- [Problem]:
Restate the records word for word, omitting nothing.

- [Source material]:
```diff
@@ -516,39 +533,30 @@
       pend += TM * TN * 4;
     }
   };
-  auto ep_mean = [&](const TileRef& T) {
+  auto ep_mean = [&](const TileRef& T, int i) {
+    const int mb = T.bm0 + wm0 + i * 32;
+    if (mb >= p.M) return;
     const int nblk = (p.M + 31) >> 5;
-#pragma unroll
-    for (int i = 0; i < TM; ++i) {
-      const int mb = T.bm0 + wm0 + i * 32;
-      if (mb >= p.M) continue;
-      const int m = mb + frow, g0 = mb / p.mean_rows, gid = m / p.mean_rows;
-      const bool in_a = m < p.M && gid == g0, in_b = m < p.M && gid == g0 + 1;
-      float* dst = p.mean_part + ((size_t)T.g * nblk + (mb >> 5)) * 2 * p.N;
-#pragma unroll
-      for (int j = 0; j < TN; ++j) {
-        const int n0 = T.bn0 + wn0 + j * 32 + 4 * khalf;
-#pragma unroll
-        for (int q = 0; q < 4; ++q) {
-          float a[4], b[4];
-#pragma unroll
-          for (int e = 0; e < 4; ++e) {
-            const float v = tot[i][j][4 * q + e];
-            a[e] = in_a ? v : 0.f;
-            b[e] = in_b ? v : 0.f;
-          }
-#pragma unroll
-          for (int o = 1; o < 32; o <<= 1)
-#pragma unroll
-            for (int e = 0; e < 4; ++e) {
-              a[e] += __shfl_xor(a[e], o, 64);
-              b[e] += __shfl_xor(b[e], o, 64);
-            }
-          if (frow == 0) {
-            *(float4*)(dst + n0 + 8 * q) = make_float4(a[0], a[1], a[2], a[3]);
-            *(float4*)(dst + p.N + n0 + 8 * q) = make_float4(b[0], b[1], b[2], b[3]);
-          }
-          pend += 2;
+    const int m = mb + frow, g0 = mb / p.mean_rows, gid = m / p.mean_rows;
+    const bool in_a = m < p.M && gid == g0, in_b = m < p.M && gid == g0 + 1;
+    const bool two = mb - g0 * p.mean_rows + 31 >= p.mean_rows;
+    float* dst = p.mean_part + ((size_t)T.g * nblk + (mb >> 5)) * 2 * p.N;
+#pragma unroll
+    for (int j = 0; j < TN; ++j) {
+      const int n0 = T.bn0 + wn0 + j * 32 + 4 * khalf;
+#pragma unroll
+      for (int q = 0; q < 4; ++q) {
+        float a[4];
+#pragma unroll
+        for (int e = 0; e < 4; ++e) a[e] = h2_sum32(in_a ? tot[i][j][4 * q + e] : 0.f);
+        if (frow == 0) *(float4*)(dst + n0 + 8 * q) = make_float4(a[0], a[1], a[2], a[3]);
+        ++pend;
+        if (two) {
+          float b[4];
+#pragma unroll
+          for (int e = 0; e < 4; ++e) b[e] = h2_sum32(in_b ? tot[i][j][4 * q + e] : 0.f);
+          if (frow == 0) *(float4*)(dst + p.N + n0 + 8 * q) = make_float4(b[0], b[1], b[2], b[3]);
+          ++pend;
         }
       }
     }
@@ -641,7 +649,8 @@
     ep_scale_act(T);
     ep_mask(T);
     if (p.mean_part) {
-      ep_mean(T);
+#pragma unroll
+      for (int i = 0; i < TM; ++i) ep_mean(T, i);
       c_cpar ^= 1;
       return;
     }
@@ -734,10 +743,11 @@
     if (fold) {
       if (LTB && first_block) {
         const float* cbp = (const float*)(smem + CB_OFF + c_cpar * (2 * BN * 4));
-        if (DE && !p.res && p.resp) {
+        if (!p.res && p.resp) {
           typedef unsigned u32x2 __attribute__((ext_vector_type(2)));
 #pragma unroll
-          for (int i = 0; i < TM; ++i)
+          for (int i = 0; i < TM; ++i) {
+            const float rri = *(const float*)(smem + c_cpar * STAGE + RI_OFF + (wm0 + i * 32 + frow) * 4);
 #pragma unroll
             for (int j = 0; j < TN; ++j)
 #pragma unroll
@@ -751,10 +761,11 @@
                 const h4 la = __builtin_bit_cast(h4, u32x2{l0[0], l1[0]}), lb = __builtin_bit_cast(h4, u32x2{l0[1], l1[1]});
 #pragma unroll
                 for (int e = 0; e < 4; ++e) {
-                  tot[i][j][8 * pq + e] = ((float)ha[e] + (float)la[e]) * rri[i];
-                  tot[i][j][8 * pq + 4 + e] = ((float)hb[e] + (float)lb[e]) * rri[i];
+                  tot[i][j][8 * pq + e] = ((float)ha[e] + (float)la[e]) * rri;
+                  tot[i][j][8 * pq + 4 + e] = ((float)hb[e] + (float)lb[e]) * rri;
                 }
               }
+          }
         }
 #pragma unroll
         for (int j = 0; j < TN; ++j)
diff --git a/tf-faster-rcnn_amd/csrc/h2_common.h b/tf-faster-rcnn_amd/csrc/h2_common.h
--- a/tf-faster-rcnn_amd/csrc/h2_common.h
+++ b/tf-faster-rcnn_amd/csrc/h2_common.h
@@ -43,6 +43,19 @@
   v = h2_max32(v);
   const auto r = __builtin_amdgcn_permlane32_swap(v, v, false, false);
   return max(r[0], r[1]);
+}
+
+template <int CTRL>
+__device__ __forceinline__ float h2_dpp_f32(float v) {
+  return __uint_as_float(__builtin_amdgcn_update_dpp(0u, __float_as_uint(v), CTRL, 0xf, 0xf, false));
+}
+__device__ __forceinline__ float h2_sum32(float v) {
+  v += h2_dpp_f32<0xB1>(v);
+  v += h2_dpp_f32<0x4E>(v);
+  v += h2_dpp_f32<0x141>(v);
+  v += h2_dpp_f32<0x140>(v);
+  const auto r = __builtin_amdgcn_permlane16_swap(__float_as_uint(v), __float_as_uint(v), false, false);
+  return __uint_as_float(r[0]) + __uint_as_float(r[1]);
 }
 
 typedef float f32x4v __attribute__((ext_vector_type(4)));
```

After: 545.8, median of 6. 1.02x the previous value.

- [Response to this exercise]:
```diff
@@ -516,39 +533,30 @@
       pend += TM * TN * 4;
     }
   };
-  auto ep_mean = [&](const TileRef& T) {
+  auto ep_mean = [&](const TileRef& T, int i) {
+    const int mb = T.bm0 + wm0 + i * 32;
+    if (mb >= p.M) return;
     const int nblk = (p.M + 31) >> 5;
-#pragma unroll
-    for (int i = 0; i < TM; ++i) {
-      const int mb = T.bm0 + wm0 + i * 32;
-      if (mb >= p.M) continue;
-      const int m = mb + frow, g0 = mb / p.mean_rows, gid = m / p.mean_rows;
-      const bool in_a = m < p.M && gid == g0, in_b = m < p.M && gid == g0 + 1;
-      float* dst = p.mean_part + ((size_t)T.g * nblk + (mb >> 5)) * 2 * p.N;
-#pragma unroll
-      for (int j = 0; j < TN; ++j) {
-        const int n0 = T.bn0 + wn0 + j * 32 + 4 * khalf;
-#pragma unroll
-        for (int q = 0; q < 4; ++q) {
-          float a[4], b[4];
-#pragma unroll
-          for (int e = 0; e < 4; ++e) {
-            const float v = tot[i][j][4 * q + e];
-            a[e] = in_a ? v : 0.f;
-            b[e] = in_b ? v : 0.f;
-          }
-#pragma unroll
-          for (int o = 1; o < 32; o <<= 1)
-#pragma unroll
-            for (int e = 0; e < 4; ++e) {
-              a[e] += __shfl_xor(a[e], o, 64);
-              b[e] += __shfl_xor(b[e], o, 64);
-            }
-          if (frow == 0) {
-            *(float4*)(dst + n0 + 8 * q) = make_float4(a[0], a[1], a[2], a[3]);
-            *(float4*)(dst + p.N + n0 + 8 * q) = make_float4(b[0], b[1], b[2], b[3]);
-          }
-          pend += 2;
+    const int m = mb + frow, g0 = mb / p.mean_rows, gid = m / p.mean_rows;
+    const bool in_a = m < p.M && gid == g0, in_b = m < p.M && gid == g0 + 1;
+    const bool two = mb - g0 * p.mean_rows + 31 >= p.mean_rows;
+    float* dst = p.mean_part + ((size_t)T.g * nblk + (mb >> 5)) * 2 * p.N;
+#pragma unroll
+    for (int j = 0; j < TN; ++j) {
+      const int n0 = T.bn0 + wn0 + j * 32 + 4 * khalf;
+#pragma unroll
+      for (int q = 0; q < 4; ++q) {
+        float a[4];
+#pragma unroll
+        for (int e = 0; e < 4; ++e) a[e] = h2_sum32(in_a ? tot[i][j][4 * q + e] : 0.f);
+        if (frow == 0) *(float4*)(dst + n0 + 8 * q) = make_float4(a[0], a[1], a[2], a[3]);
+        ++pend;
+        if (two) {
+          float b[4];
+#pragma unroll
+          for (int e = 0; e < 4; ++e) b[e] = h2_sum32(in_b ? tot[i][j][4 * q + e] : 0.f);
+          if (frow == 0) *(float4*)(dst + p.N + n0 + 8 * q) = make_float4(b[0], b[1], b[2], b[3]);
+          ++pend;
         }
       }
     }
@@ -641,7 +649,8 @@
     ep_scale_act(T);
     ep_mask(T);
     if (p.mean_part) {
-      ep_mean(T);
+#pragma unroll
+      for (int i = 0; i < TM; ++i) ep_mean(T, i);
       c_cpar ^= 1;
       return;
     }
@@ -734,10 +743,11 @@
     if (fold) {
       if (LTB && first_block) {
         const float* cbp = (const float*)(smem + CB_OFF + c_cpar * (2 * BN * 4));
-        if (DE && !p.res && p.resp) {
+        if (!p.res && p.resp) {
           typedef unsigned u32x2 __attribute__((ext_vector_type(2)));
 #pragma unroll
-          for (int i = 0; i < TM; ++i)
+          for (int i = 0; i < TM; ++i) {
+            const float rri = *(const float*)(smem + c_cpar * STAGE + RI_OFF + (wm0 + i * 32 + frow) * 4);
 #pragma unroll
             for (int j = 0; j < TN; ++j)
 #pragma unroll
@@ -751,10 +761,11 @@
                 const h4 la = __builtin_bit_cast(h4, u32x2{l0[0], l1[0]}), lb = __builtin_bit_cast(h4, u32x2{l0[1], l1[1]});
 #pragma unroll
                 for (int e = 0; e < 4; ++e) {
-                  tot[i][j][8 * pq + e] = ((float)ha[e] + (float)la[e]) * rri[i];
-                  tot[i][j][8 * pq + 4 + e] = ((float)hb[e] + (float)lb[e]) * rri[i];
+                  tot[i][j][8 * pq + e] = ((float)ha[e] + (float)la[e]) * rri;
+                  tot[i][j][8 * pq + 4 + e] = ((float)hb[e] + (float)lb[e]) * rri;
                 }
               }
+          }
         }
 #pragma unroll
         for (int j = 0; j < TN; ++j)
diff --git a/tf-faster-rcnn_amd/csrc/h2_common.h b/tf-faster-rcnn_amd/csrc/h2_common.h
--- a/tf-faster-rcnn_amd/csrc/h2_common.h
+++ b/tf-faster-rcnn_amd/csrc/h2_common.h
@@ -43,6 +43,19 @@
   v = h2_max32(v);
   const auto r = __builtin_amdgcn_permlane32_swap(v, v, false, false);
   return max(r[0], r[1]);
+}
+
+template <int CTRL>
+__device__ __forceinline__ float h2_dpp_f32(float v) {
+  return __uint_as_float(__builtin_amdgcn_update_dpp(0u, __float_as_uint(v), CTRL, 0xf, 0xf, false));
+}
+__device__ __forceinline__ float h2_sum32(float v) {
+  v += h2_dpp_f32<0xB1>(v);
+  v += h2_dpp_f32<0x4E>(v);
+  v += h2_dpp_f32<0x141>(v);
+  v += h2_dpp_f32<0x140>(v);
+  const auto r = __builtin_amdgcn_permlane16_swap(__float_as_uint(v), __float_as_uint(v), false, false);
+  return __uint_as_float(r[0]) + __uint_as_float(r[1]);
 }
 
 typedef float f32x4v __attribute__((ext_vector_type(4)));
```

After: 545.8, median of 6. 1.02x the previous value.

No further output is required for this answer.